V-B Benefit of Modularity
We also discuss a case study for evaluating the modular flow generator approach itself over existing approaches based on parameterized Tcl generators [synopsys-solvnet-web, wang-hammer-isqed2020], which encourage implementing custom features in injected Tcl hooks (e.g., pre- and post- each step). This results in monolithic Tcl scripts that tangle many concerns (e.g., power domains, floorplan, chip IO, DFM) as opposed to our modular node approach which has one node per concern.

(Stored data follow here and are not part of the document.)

__global__ __launch_bounds__(kLdsBlock) void v210_write_lds_kernel(const float4 *__restrict__ in, uint4 *__restrict__ out,
                                                                    uint32_t width, uint32_t quads_per_line,
                                                                    uint32_t lines, uint32_t first_line,
                                                                    uint32_t line_step, const float *__restrict__ cm,
                                                                    LutView lut) {
  const WriteK k = load_write_k(cm);
  const LutK lk = make_lut_k(lut);
  lds_lut_load(lut);
  __syncthreads();
  const uint32_t total = quads_per_line * lines, full = width / 6u, remain = width - 6u * full;
  for (uint32_t f = blockIdx.x * kLdsBlock + threadIdx.x; f < total; f += gridDim.x * kLdsBlock) {
    const uint32_t li = f / quads_per_line, g = f - li * quads_per_line;
    const uint32_t line = first_line + li * line_step;
    if (g > full || (g == full && !remain)) {
      store_stream(out + (size_t)line * quads_per_line + g, make_uint4(0u, 0u, 0u, 0u));
      continue;
    }
    const float4 *row = in + (size_t)line * width;
    float rgb[18];
#pragma unroll
    for (int j = 0; j < 6; ++j) {
      const uint32_t x = 6u * g + (uint32_t)j < width ? 6u * g + (uint32_t)j : width - 1u;
      const float4 p = row[x];
      rgb[3 * j] = p.x, rgb[3 * j + 1] = p.y, rgb[3 * j + 2] = p.z;
    }
    if (g == full) {
      float yi[18];
#pragma unroll
      for (int i = 0; i < 18; ++i) yi[i] = lds_lut_index_unit_tail(rgb[i], true);
      store_stream(out + (size_t)line * quads_per_line + g, write_quad_idx_lds_tail(yi, k, lk, remain));
      continue;
    }
    store_stream(out + (size_t)line * quads_per_line + g, write_quad_lds(rgb, k, lk));
  }
}
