struct SplitRiceSearch {
    int pred_order, pmax, lane;
    uint32_t TA, TB, S, n, pb, SC, best;
    int M, p, k, bpo, kb;
    bool slot;
    __device__ __forceinline__ void start(uint32_t ta, uint32_t tb, int pred_order_, int pmax_, int lane_) {
        pred_order = pred_order_; pmax = pmax_; lane = lane_;
        TA = wave_incl_scan_u32(ta);
        TB = wave_incl_scan_u32(tb);
    }
    __device__ __forceinline__ void gather() {
        M = (2 << pmax) - 1;
        const int Lp = M - lane;
        slot = (Lp >= 1);
        const int po = slot ? (31 - __clz(Lp)) : 0;
        p = lane - (M + 1 - (2 << po));
        const uint32_t psz = 4096u >> po;
        const int cpp = 128 >> po;
        const bool inB = (po > 0) && (p >= (1 << (po - 1)));
        const int ph = inB ? (p - (1 << (po - 1))) : p;
        int hi_l = (po == 0) ? 63 : ((ph + 1) * cpp - 1);
        int lo_l = (po == 0) ? -1 : (ph * cpp - 1);
        hi_l &= 63;
        const int lo_c = lo_l < 0 ? 0 : (lo_l & 63);
        const uint32_t ah = (uint32_t)__builtin_amdgcn_ds_bpermute(hi_l << 2, (int)TA);
        const uint32_t bh = (uint32_t)__builtin_amdgcn_ds_bpermute(hi_l << 2, (int)TB);
        const uint32_t al = (uint32_t)__builtin_amdgcn_ds_bpermute(lo_c << 2, (int)TA);
        const uint32_t bl = (uint32_t)__builtin_amdgcn_ds_bpermute(lo_c << 2, (int)TB);
        uint32_t s;
        if (po == 0) s = ah + bh;
        else s = (inB ? bh : ah) - ((lo_l >= 0) ? (inB ? bl : al) : 0u);
        S = slot ? s : 0u;
        n = psz - ((p == 0) ? (uint32_t)pred_order : 0u);
        n = slot ? n : 1u;
    }
    __device__ __forceinline__ void params() {
        const uint32_t fpd = 0x40000u / n;
        const uint32_t m1 = S - 1;
// ... 188 lines not shown
                }
            } else {
                double* mbv = reinterpret_cast<double*>(wscr + 224);
                if (sub < MLO) mbv[sub] = mybits;
                lds_fence();
#pragma unroll
                for (int o = 0; o < MLO; ++o) {
                    const double b = mbv[o];
                    if (o < usable && b < bestb) { bestb = b; bi = o; }
                }
            }
            wlo = bi + 1;
        }
        if (fbps <= 17) {
            const int limp = 32 - fbps - ilog2_u64((uint64_t)wlo);
            if (wprec > limp) wprec = limp;
        }
        wsh = 0;
#pragma unroll
        for (int j = 0; j < MLO; ++j) wq[j] = 0;
        wok = 0;
        if (wprec >= 2) wok = (quantize_coefs_t<MLO>(coef + (wlo - 1) * MLO, wlo, wprec, wq, &wsh) == 0) ? 1 : 0;
    };
    auto shlev_announce = [&](bool cand, int fbps, const double* ac) __attribute__((always_inline)) {
        const int ln = lane_id_opaque();
        if (ln == 0) {
            if (cand) {
#pragma unroll
                for (int j = 0; j <= MLO; ++j) lev_in[wave][j] = ac[j];
            }
            lev_bps[wave] = cand ? fbps : -1;
        }
        lds_fence();
        uint32_t before = 0;
        if (ln == 0) before = __hip_atomic_fetch_add(&lev_cnt, 1u, __ATOMIC_RELAXED, __HIP_MEMORY_SCOPE_WORKGROUP);
        lds_fence();
        if ((uint32_t)__builtin_amdgcn_readfirstlane((int)before) != (uint32_t)(kFWaves - 1)) return;
        const int fr = ln >> 4, sub = ln & 15;
        const int fbps_w = lev_bps[fr];
        double acw[MLO + 1];
#pragma unroll
        for (int j = 0; j <= MLO; ++j) acw[j] = lev_in[fr][j];
        if (fbps_w < 0) {
            acw[0] = 1.0;
#pragma unroll
            for (int j = 1; j <= MLO; ++j) acw[j] = 0.0;
        }
        int wok, wlo, wprec, wsh;
        int32_t wq[MLO];
        lpc_solve(std::integral_constant<int, 16>{}, acw, fbps_w, scr + 256 * fr, sub, wok, wlo, wprec, wsh, wq);
        if (sub == 0) {
            lev_out[fr][0] = wok; lev_out[fr][1] = wlo; lev_out[fr][2] = wprec; lev_out[fr][3] = wsh;
#pragma unroll
            for (int j = 0; j < MLO; ++j) lev_out[fr][4 + j] = wq[j];
        }
        lds_fence();
        if (sub == 0) __hip_atomic_store(&lev_rdy[fr], 1u, __ATOMIC_RELAXED, __HIP_MEMORY_SCOPE_WORKGROUP);
        lds_fence();
    };
    if constexpr (SHLEV) {
        bool mine = g < a.total_frames;
        if (mine && a.tail_bs != kMaxBlock) mine = ((uint32_t)g % (uint32_t)a.nframes) != (uint32_t)(a.nframes - 1);
        if (__builtin_expect(!mine, 0)) {
            shlev_announce(false, 0, nullptr);
            return;
        }
    }
    if (g >= a.total_frames) return;

    const int64_t s = (int64_t)((uint32_t)g / (uint32_t)a.nframes);
    const int64_t f = g - s * a.nframes;
    if (f == a.nframes - 1 && a.tail_bs != kMaxBlock) return;
    const int32_t* src = a.data + (s * a.stream_size + f * (int64_t)bs);
    float q_off = 0.0f, q_gain = 0.0f;
    if constexpr (F32IN) { q_off = a.f_offsets[s]; q_gain = a.f_gains[s]; }
    auto load_row = [&](int j) __attribute__((always_inline)) {
        const int4 v = reinterpret_cast<const int4*>(src)[64 * j + lane];
        if constexpr (F32IN)
            return make_int4(quantise_f32(__int_as_float(v.x), q_off, q_gain), quantise_f32(__int_as_float(v.y), q_off, q_gain),
                             quantise_f32(__int_as_float(v.z), q_off, q_gain), quantise_f32(__int_as_float(v.w), q_off, q_gain));
        else
            return v;
    };
    const float* win = a.win;
    const uint4 fhe = a.hdr[f];
    const uint32_t fh_bits = 32u + ((fhe.w >> 8) & 0xFFu) + ((fhe.w >> 16) & 0xFFu) + (fhe.w >> 24) + 8u;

The design is DenseAccel16 and two previous iterations of the same design (less complex) in the same 16nm technology and metallization. All three iterations (we will call them DenseAccel16-1 through -3) included processing element tiles with power domains, but the first was monolithic Tcl and the second/third were built as modular flow generator nodes. The time to port power domains code from DenseAccel16-1 to DenseAccel16-2 was two months, while the time from DenseAccel16-2 to DenseAccel16-3 was two days, both for a single student. We attribute the time difference to the tangling of features in monolithic Tcl scripts, requiring our designers to spend months understanding every line of code and gathering all lines related to power domains into one place (and then debugging all of this in a loop). In contrast, moving from the second to the third design was far simpler because a single node captured all code related only to power domains, and this node was designed as a vendor package supplying code fragments across the flow.
V-C Reuse in MiniCGRA
MiniCGRA is a coarse-grain reconfigurable array (CGRA) derived from a portion of DenseAccel16, but implemented in an open-source SKY130 technology [skywater130-web]. Figure 10 and Table II illustrate the detailed breakdown of code reused, modified, added, and removed from the common library as well as from custom design-specific (but technology-agnostic) code from the DenseAccel16 codebase. Our breakdown also splits bars to visualize high-effort code designed for reuse, which are carefully written to derive important values from the technology library instead of hard-coding specific numbers. For example, the tile array placement automatically detects the width and height of both compute and memory tiles and lays them out in a grid to abut pins. This coding effort significantly increases reuse to a total of 82% for the final codebase. In summary, a modular approach allowed custom work to be cleanly inserted or replaced in the form of new modular nodes, mitigating the challenges of working on a large physical design codebase.
While physical designers would like modular and reusable flows, today’s tools, design approaches, and deadlines lead to flows being tuned aggressively and destroying reusable code. This paper presents a system vision and framework that can help physical design flows maximize the potential for significantly reducing design effort. Our modular flow generator approach provides the abstractions for composing coarse-grain and fine-grain code fragments and provides mechanisms for embedding checks and extending Tcl (i.e., a framework for gradual typing) to ensure that these properties hold. We developed a concrete implementation of our modular flow generator approach and fabricated silicon prototypes in multiple technologies to demonstrate the potential for significantly reducing design effort in future flows.